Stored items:
★ ★ ★ ★ ★ ★ ★
BB_HD bool bb_any_full(uint64_t b) {
    const uint32_t lo = (uint32_t)b, hi = (uint32_t)(b >> 32);
    return ((((bb_rowflags32(lo) | bb_rowflags32(hi)) & 0x80808080u) | bb_fullcols(lo, hi))) != 0u;
}

BB_HD uint64_t bb_clear_only(uint64_t b) {
    int l;
    return bb_clear(b, &l);
}

BB_HD uint64_t bb_clear_if_full(uint64_t b, bool* full) {
    const uint32_t lo = (uint32_t)b, hi = (uint32_t)(b >> 32);
    const uint32_t rl = bb_rowmask32(lo), rh = bb_rowmask32(hi), c = bb_fullcols(lo, hi);
    const uint32_t cm = c * 0x01010101u;
    *full = (rl | rh | c) != 0u;
    return (uint64_t)(lo & ~(rl | cm)) | ((uint64_t)(hi & ~(rh | cm)) << 32);
}

BB_HD int bb_holes(uint64_t b) {
    const uint64_t up = (b << 8) | 0xFFull;
    const uint64_t dn = (b >> 8) | 0xFF00000000000000ull;
    const uint64_t lf = ((b << 1) & ~BB_COL_A) | BB_COL_A;
    const uint64_t rt = ((b >> 1) & ~BB_COL_H) | BB_COL_H;
    return bb_popc(~b & up & dn & lf & rt);
}

BB_HD int bb_center(uint64_t b) { return bb_popc(b & BB_CENTER); }

struct BBLines { uint64_t rows; uint32_t colp; };

BB_HD uint32_t bb_maj(uint32_t x, uint32_t y, uint32_t z) { return (x & y) | (x & z) | (y & z); }

BB_HD BBLines bb_lines(uint64_t b) {
    BBLines L;
    uint64_t t = b - ((b >> 1) & 0x5555555555555555ull);
    t = (t & 0x3333333333333333ull) + ((t >> 2) & 0x3333333333333333ull);
    L.rows = (t + (t >> 4)) & 0x0F0F0F0F0F0F0F0Full;
    const uint32_t lo = (uint32_t)b, hi = (uint32_t)(b >> 32);
    const uint32_t a1 = lo ^ hi, b1 = lo & hi;
    const uint32_t c = a1 & (a1 >> 16);
    const uint32_t a2 = a1 ^ (a1 >> 16), b2 = b1 ^ (b1 >> 16) ^ c, d2 = bb_maj(b1, b1 >> 16, c);
    const uint32_t c1 = a2 & (a2 >> 8);
    const uint32_t ones = a2 ^ (a2 >> 8), twos = b2 ^ (b2 >> 8) ^ c1, c2 = bb_maj(b2, b2 >> 8, c1);
    const uint32_t fours = d2 ^ (d2 >> 8) ^ c2, eights = bb_maj(d2, d2 >> 8, c2);
    L.colp = (ones & 0xFFu) | ((twos & 0xFFu) << 8) | ((fours & 0xFFu) << 16) | ((eights & 0xFFu) << 24);
    return L;
}
BB_HD uint64_t bb_rows_within_mask(const BBLines& L, int m) {
    const uint64_t f = L.rows + (uint64_t)(0x78 + m) * BB_COL_A;
#if defined(__CUDA_ARCH__)
    uint32_t lo, hi;
    asm("prmt.b32 %0, %1, %2, %3;" : "=r"(lo) : "r"((uint32_t)f), "r"(0u), "r"(0xBA98u));
    asm("prmt.b32 %0, %1, %2, %3;" : "=r"(hi) : "r"((uint32_t)(f >> 32)), "r"(0u), "r"(0xBA98u));
    return (uint64_t)lo | ((uint64_t)hi << 32);
#else
    return ((f & BB_COL_H) >> 7) * 0xFFull;
#endif
}
BB_HD uint32_t bb_cols_within_bits(const BBLines& L, int m) {
    const uint32_t ones = L.colp & 0xFFu, twos = (L.colp >> 8) & 0xFFu, fours = (L.colp >> 16) & 0xFFu, eights = L.colp >> 24;
    const uint32_t m0 = 0u - ((uint32_t)m & 1u), m1 = 0u - (((uint32_t)m >> 1) & 1u), m2 = 0u - (((uint32_t)m >> 2) & 1u);
    const uint32_t k0 = ones & m0;
    const uint32_t k1 = bb_maj(twos, m1, k0);
    const uint32_t k2 = bb_maj(fours, m2, k1);
    return (eights | k2) & 0xFFu;
}
BB_HD bool bb_row_within(const BBLines& L, int m) {
    return ((L.rows + (uint64_t)(0x78 + m) * BB_COL_A) & BB_COL_H) != 0;
}
BB_HD bool bb_col_within(const BBLines& L, int m) { return bb_cols_within_bits(L, m) != 0u; }

BB_HD uint64_t bb_cover(uint64_t T, const BBPiece& p) {
    const uint32_t lo = (uint32_t)p.offs, hi = (uint32_t)(p.offs >> 32);
    uint64_t v = bb_shr(T, bb_byte(lo, 0)) | bb_shr(T, bb_byte(lo, 1));
    v |= bb_shr(T, bb_byte(lo, 2)) | bb_shr(T, lo >> 24);
    v |= bb_shr(v, bb_byte(hi, 0));
    v |= bb_shr(v, bb_byte(hi, 1));
    return v;
}

BB_HD uint64_t bb_clearing_candidates(uint64_t bb, const BBLines& L, const BBPiece& p) {
    const uint64_t near = bb_rows_within_mask(L, (int)BB_META_MAXROW(p.meta)) |
                          ((uint64_t)bb_cols_within_bits(L, (int)BB_META_MAXCOL(p.meta)) * BB_COL_A);
    return bb_cover(~bb & near, p);
}

struct BBPhilox4 { uint32_t x, y, z, w; };

BB_HD BBPhilox4 bb_philox(uint32_t c0, uint32_t c1, uint32_t c2, uint32_t c3, uint32_t k0, uint32_t k1) {
#pragma unroll
    for (int i = 0; i < 10; ++i) {
        const uint32_t hi0 = bb_mulhi(0xD2511F53u, c0), lo0 = 0xD2511F53u * c0;
        const uint32_t hi1 = bb_mulhi(0xCD9E8D57u, c2), lo1 = 0xCD9E8D57u * c2;
        c0 = hi1 ^ c1 ^ k0;
        c1 = lo1;
        c2 = hi0 ^ c3 ^ k1;
        c3 = lo0;
        k0 += 0x9E3779B9u;
        k1 += 0xBB67AE85u;
    }
    BBPhilox4 r = {c0, c1, c2, c3};
    return r;
}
★ ★ ★ ★ ★ ★ ★
In the records above, how many lines contain the string "fours"? Only that number should be written.

4